Software, Datasets & Ontologies
Below is an overview of the open-source tools, ontologies, knowledge graphs, and datasets produced as part of my research on reproducibility, provenance, and biodiversity informatics. All artifacts are freely available under open licenses.
Software & Tools
Pipeline
LLM assisted KG construction Pipeline
This repository contains code, data, prompts and results related to the (semi-)automatic pipeline of Ontology and Knowledge Graph Construction
with four different Large Language Models (LLMs): Mixtral 8x22B Instruct v0.1-Instruct-v0.1, GPT-4o, GPT-3.5, Gemini.
Pipeline
Information Retrieval Pipeline using multiple LLMs and RAG
This repository contains code, data, prompts and results related to information retrieval from PDFs using multiple LLMs and the RAG approach. Later, results from individual LLM were used to create a hard voting classifier,
which enhances the overall quality of the results. LLMs used: Llama-3 70B, Llama-3.1 70B, Mixtral-8x22B-Instruct-v0.1, Mixtral 8x7B, and Gemma 2 9B.
Analysis Code
Computational Reproducibility Analysis
Scripts and pipelines for the large-scale study of Jupyter notebook reproducibility from
biomedical publications. Covers mining PubMed Central, locating notebooks on GitHub,
executing them in clean environments, and comparing outputs — across 27,000+ notebooks
from 2,660 repositories.
Jupyter Extension
ProvBook
A Jupyter Notebook extension that captures and visualizes the provenance of notebook executions
over time using the REPRODUCE-ME ontology. Stores execution history as RDF, allows side-by-side
comparison of runs, and supports SPARQL querying of experiment histories.
Visualization Tool
ReproduceMeGit
A web-based visualization tool for assessing the reproducibility of Jupyter notebooks stored
in GitHub repositories. Displays counts of reproducible, exception-throwing, and result-differing
notebooks, with RDF provenance export via ProvBook integration.
JupyterLab Extension
MLProvLab
A JupyterLab extension that automatically tracks, manages, compares, and visualizes provenance
of machine learning notebooks. Identifies relationships between data and models in ML scripts,
records datasets and modules used, and enables comparison across experimental runs.
JupyterLab Extension
MLProvCodeGen - Machine Learning Provenance Code Generator
MLProvCodeGen is a JupyterLab extension that automates the generation of machine learning training code while simultaneously capturing fine-grained provenance data according to real-world models.
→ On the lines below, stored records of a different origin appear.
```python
def _pack_cpea(sd, num_layers):
    pk = {"layers": [], "H": sd["lstm.weight_hh_l0"].shape[1]}
    for l in range(num_layers):
        wih = torch.cat([sd["lstm.weight_ih_l%d" % l], sd["lstm.weight_ih_l%d_reverse" % l]], dim=0)
        bias = torch.cat([sd["lstm.bias_ih_l%d" % l] + sd["lstm.bias_hh_l%d" % l],
                          sd["lstm.bias_ih_l%d_reverse" % l] + sd["lstm.bias_hh_l%d_reverse" % l]], dim=0)
        whh = torch.stack([_f32(sd["lstm.weight_hh_l%d" % l]), _f32(sd["lstm.weight_hh_l%d_reverse" % l])], dim=0)
        pk["layers"].append({"wih": ops.pack_linear(wih, bias), "whh": whh.contiguous()})
    wh = torch.cat([sd["rho_s_head.0.weight"], sd["rho_n_head.0.weight"], sd["phi1_head.0.weight"],
                    sd["phi2_head.0.weight"]], dim=0)
    bh = torch.cat([sd["rho_s_head.0.bias"], sd["rho_n_head.0.bias"], sd["phi1_head.0.bias"], sd["phi2_head.0.bias"]], dim=0)
    pk["heads"] = ops.pack_linear(wh, bh)
    pk["oc"] = sd["rho_s_head.0.weight"].shape[0]
    return pk


def cpea_forward(z16, pk, B, T, out=None):
    with ops.stage("front"):
        return _cpea_forward(z16, pk, B, T, out)


def _cpea_forward(z16, pk, B, T, out):
    H = pk["H"]
    M = B * T
    dt = ops.compute_dtype()
    x16 = z16
    for lp in pk["layers"]:
        xg = ops.linear16(x16, lp["wih"], out_dtype=torch.float32)
        h = ops.bilstm_layer(xg, lp["whh"], B, T, H, w16=ops.lstm_w16())
        x16 = torch.empty(M, 2 * H, device=h.device, dtype=dt)
        ops.convert_rows(h, x16, M, 2 * H, 2 * H, 2 * H, 2 * H)
    oc = pk["oc"]
    if out is None:
        out = torch.empty(M, 4 * oc, device=x16.device, dtype=torch.float32)
    ops.linear16(x16, pk["heads"], epi=ops.EPI_CPEA, alpha=math.pi, nsplit=2 * oc, out=out)
    return out


def pack_memory_params(sd):
    order = ["key_proj.0.weight", "key_proj.0.bias", "key_proj.1.weight", "key_proj.1.bias", "key_proj.3.weight",
             "key_proj.3.bias", "keys", "values", "value_proj.0.weight", "value_proj.0.bias", "gate.0.weight",
             "gate.0.bias"]
    return torch.cat([_f32(sd[k]).reshape(-1) for k in order]).contiguous()


def pack_msa(sd, num_blocks, num_heads=4):
    with ops.stage("front"):
        pk = {"f0": ops.pack_linear(sd["fusion.0.weight"], sd["fusion.0.bias"], k_pad_to=FUSE_LD),
              "f1w": _f32(sd["fusion.1.weight"]), "f1b": _f32(sd["fusion.1.bias"]),
              "f3": ops.pack_linear(sd["fusion.3.weight"], sd["fusion.3.bias"]),
              "f4w": _f32(sd["fusion.4.weight"]), "f4b": _f32(sd["fusion.4.bias"])}
    pk["conf"] = pack_complex_conformer(sub(sd, "conformer"), num_blocks, num_heads)
    with ops.stage("tail"):
        pk.update({"r0": ops.pack_linear(sd["mask_proj_real.0.weight"], sd["mask_proj_real.0.bias"]),
                   "r2": ops.pack_linear(sd["mask_proj_real.2.weight"], sd["mask_proj_real.2.bias"]),
                   "i0": ops.pack_linear(sd["mask_proj_imag.0.weight"], sd["mask_proj_imag.0.bias"]),
                   "i2": ops.pack_linear(sd["mask_proj_imag.2.weight"], sd["mask_proj_imag.2.bias"])})
    pk["d_model"] = sd["fusion.3.weight"].shape[0]
    return pk


def msa_logits(fused16, pk, B, T, H):
    D = pk["d_model"]
    with ops.stage("front"):
        h = ops.linear16(fused16, pk["f0"], out_dtype=torch.float32)
        h16 = _ln16(h, pk["f1w"], pk["f1b"], act=1)
        h = ops.linear16(h16, pk["f3"], out_dtype=torch.float32)
        hf16 = _ln16(h, pk["f4w"], pk["f4b"])
    y16 = complex_conformer_core(hf16, pk["conf"], B, T, H)
    half = D // 2
    with ops.stage("tail"):
        gr = ops.linear16(y16[:, :half], pk["r0"], epi=ops.EPI_GELU)
        lm = ops.linear16(gr, pk["r2"], out_dtype=torch.float32)
        gi = ops.linear16(y16[:, half:], pk["i0"], epi=ops.EPI_GELU)
        lp = ops.linear16(gi, pk["i2"], out_dtype=torch.float32)
    return lm, lp


def msa_pack_inputs(z_real, z_imag, cpea, noisy_real, noisy_imag):
    with ops.stage("front"):
        return _msa_pack_inputs(z_real, z_imag, cpea, noisy_real, noisy_imag)


def _msa_pack_inputs(z_real, z_imag, cpea, noisy_real, noisy_imag):
    B, D, T = z_real.shape
    M = B * T
    dev = z_real.device
    fused = torch.empty(M, FUSE_LD, device=dev, dtype=ops.compute_dtype())
    zr, zi = z_real.float().contiguous(), z_imag.float().contiguous()
    ops.transpose(zr, fused, B, D, T, D * T, T, T * FUSE_LD, FUSE_LD)
    ops.transpose(zi, fused[:, D:], B, D, T, D * T, T, T * FUSE_LD, FUSE_LD)
    col = 2 * D
    for k in ("rho_s", "rho_n", "phi1", "phi2"):
        c = cpea[k].float().contiguous()
        oc = c.shape[-1]
        ops.convert_rows(c, fused[:, col:], M, oc, oc, oc, FUSE_LD)
        col += oc
    nr, ni = noisy_real.float().contiguous(), noisy_imag.float().contiguous()
    F = nr.shape[-1]
    ops.stft_lognorm_pack(nr, ni, fused[:, col:], M, F, FUSE_LD - col - 2 * F, FUSE_LD)
    return fused, nr, ni


PHASE_SCALE_MSA = 3.14159 / 8.0


def msa_forward(z_real, z_imag, cpea, noisy_real, noisy_imag, pk, H, mag_bias=None):
    B, D, T = z_real.shape
    fused, nr, ni = msa_pack_inputs(z_real, z_imag, cpea, noisy_real, noisy_imag)
    lm, lp = msa_logits(fused, pk, B, T, H)
    F = nr.shape[-1]
# ... 83 lines not shown
```

sincformer_metacog_speech_enhancement_amd/ops.py:

```python
import ctypes
import math
import re as _re
import numpy as np
import torch

from . import lib as _lib

_K = _lib.CONSTANTS
EPI_NONE, EPI_SWISH, EPI_GELU, EPI_RESID, EPI_GLU, EPI_SIGMOID, EPI_TANH_SCALE, EPI_SIGMA, EPI_CPEA = (
    _K["EPI_" + _n] for _n in ("NONE", "SWISH", "GELU", "RESID", "GLU", "SIGMOID", "TANH_SCALE", "SIGMA", "CPEA"))

_DT_ID = {torch.bfloat16: _K["DT_BF16"], torch.float16: _K["DT_F16"]}
import os as _os
TRAIN_DTYPE = torch.float16
_state = {"dtype": TRAIN_DTYPE}

_SWITCHES = {
    "gemm_variant": ["SFM_GEMM_VARIANT", 0, 0],
    "attention_variant": [None, 0, 0],
    "lin256": ["SFM_LIN256", True, True],
    "headpool": ["SFM_HEADPOOL", True, True],
    "lstm_w16": ["SFM_LSTM_W16", True, True],
    "deterministic": ["SFM_DETERMINISTIC", True, True],
    "wgrad_stream": ["SFM_WGRAD_STREAM", True, True],
# ... 1679 lines not shown
    return out


def bn_finalize(S, K, gamma, beta, run_mean, run_var, M, eps, momentum, eval_mode=False):
    L = _lib.load()
    C = gamma.numel()
    buf = torch.empty(4, C, device=gamma.device, dtype=torch.float32)
    _call("col_stats", L.sfm_bn_finalize, (_p(S), _p(K), _p(gamma), _p(beta), _p(run_mean), _p(run_var), _p(buf[0]), _p(buf[1]),
                                           _p(buf[2]), _p(buf[3]), C, M, float(eps), float(momentum), 1 if eval_mode else 0,
                                           _stream()))
    return buf[0], buf[1], buf[2:3], buf[3:4]


def bn_swish_bwd(g, y32, mean, rstd, gamma, beta, eval_mode=False):
    L = _lib.load()
    M, C = y32.shape
    S = torch.zeros(C, 2, device=y32.device, dtype=torch.float32)
    dy = torch.empty_like(y32)
    gf = 1 if g.dtype == torch.float32 else 0
    ws = _ws(int(L.sfm_col_stats_ws_floats(M, C)), y32.device) if switch("deterministic") else None
    for ps in (0, 1):
        Sx = torch.zeros_like(S) if (eval_mode and ps == 1) else S
        _call("bn_swish_bwd", L.sfm_bn_swish_bwd, (_p(g), _p(y32), _p(mean), _p(rstd), _p(gamma), _p(beta), _p(Sx), _p(dy), M, C, gf,
                                                   ps, _dt(), _p(ws), _stream()))
    return dy, S[:, 1].contiguous(), S[:, 0].contiguous()


def dwconv_wgrad(x16, dy32, B, T, C, KS, dw=None, db=None):
    L = _lib.load()
    dw = torch.zeros(C, KS, device=x16.device, dtype=torch.float32) if dw is None else dw
    db = torch.zeros(C, device=x16.device, dtype=torch.float32) if db is None else db
    scratch = torch.empty(int(L.sfm_dwconv_wgrad_scratch_floats(B, T, C, KS)), device=x16.device, dtype=torch.float32)
    _call("dwconv_wgrad", L.sfm_dwconv_wgrad, (_p(x16), _p(dy32), _p(dw), _p(db), _p(scratch), B, T, C, KS, _dt(), _stream()))
    return dw, db


def attention_train(qkv16, B, T, H, hd, p_drop=0.0, seed=0):
    L = _lib.load()
    D = H * hd
    ld = qkv16.stride(0)
    out = torch.empty(B * T, D, device=qkv16.device, dtype=qkv16.dtype)
    lse = torch.empty(B, H, T, device=qkv16.device, dtype=torch.float32)
    _call("attention_fwd", L.sfm_attention_fwd_train, (_p(qkv16), _p(out), _p(lse), B, T, H, hd, ld, out.stride(0), D, 2 * D,
                                                       T * ld, T * out.stride(0), -1.0, float(p_drop), int(seed) & 0xffffffff,
                                                       _dt(), _stream()), 4.0 * B * H * T * T * hd, 4.0 * B * T * D * 2)
    return out, lse


def attention_bwd(qkv16, O16, dO16, lse, B, T, H, hd, p_drop=0.0, seed=0):
    L = _lib.load()
    D = H * hd
    dqkv = torch.empty_like(qkv16)
    if hd != 64:
        scratch = torch.zeros(B * T, 2 * D, device=qkv16.device, dtype=torch.float32)
        _call("attention_bwd", L.sfm_attention_bwd_generic, (_p(qkv16), _p(O16), _p(dO16), _p(lse), _p(scratch), _p(dqkv), B, T, H,
                                                             hd, qkv16.stride(0), O16.stride(0), D, 2 * D, float(p_drop),
                                                             int(seed) & 0xffffffff, _dt(), _stream()),
              10.0 * B * H * T * T * hd, 8.0 * B * T * D * 2)
        return dqkv
    delta = torch.empty(B, H, T, device=qkv16.device, dtype=torch.float32)
    _call("attention_bwd", L.sfm_attention_bwd, (_p(qkv16), _p(O16), _p(dO16), _p(lse), _p(delta), _p(dqkv), B, T, H, hd,
                                                 qkv16.stride(0), O16.stride(0), D, 2 * D, float(p_drop), int(seed) & 0xffffffff,
                                                 _dt(), _stream()), 10.0 * B * H * T * T * hd, 8.0 * B * T * D * 2)
    return dqkv
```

It enables the seamless reproduction of
experiments from recorded provenance files and generates relational graphs to provide a clear visual representation of the entire research workflow.
Platform
CAESAR
Collaborative Environment for Scientific Analysis with Reproducibility — an end-to-end provenance
management framework for scientific experiments. Allows scientists to capture, manage, query, and
visualize the complete path of an experiment, covering both computational and wet-lab steps.
Ontologies & Knowledge Graphs
Knowledge Graph
FAIR Jupyter Knowledge Graph
A knowledge graph encoding metadata about Jupyter notebook reproducibility at a granular level —
notebooks, repositories, cells, outputs, execution environments, and linked publications.
Enables semantic querying, provenance exploration, and FAIR sharing of reproducibility evidence.
Ontology
REPRODUCE-ME Ontology
A generic data model and ontology for representing scientific experiments with full provenance.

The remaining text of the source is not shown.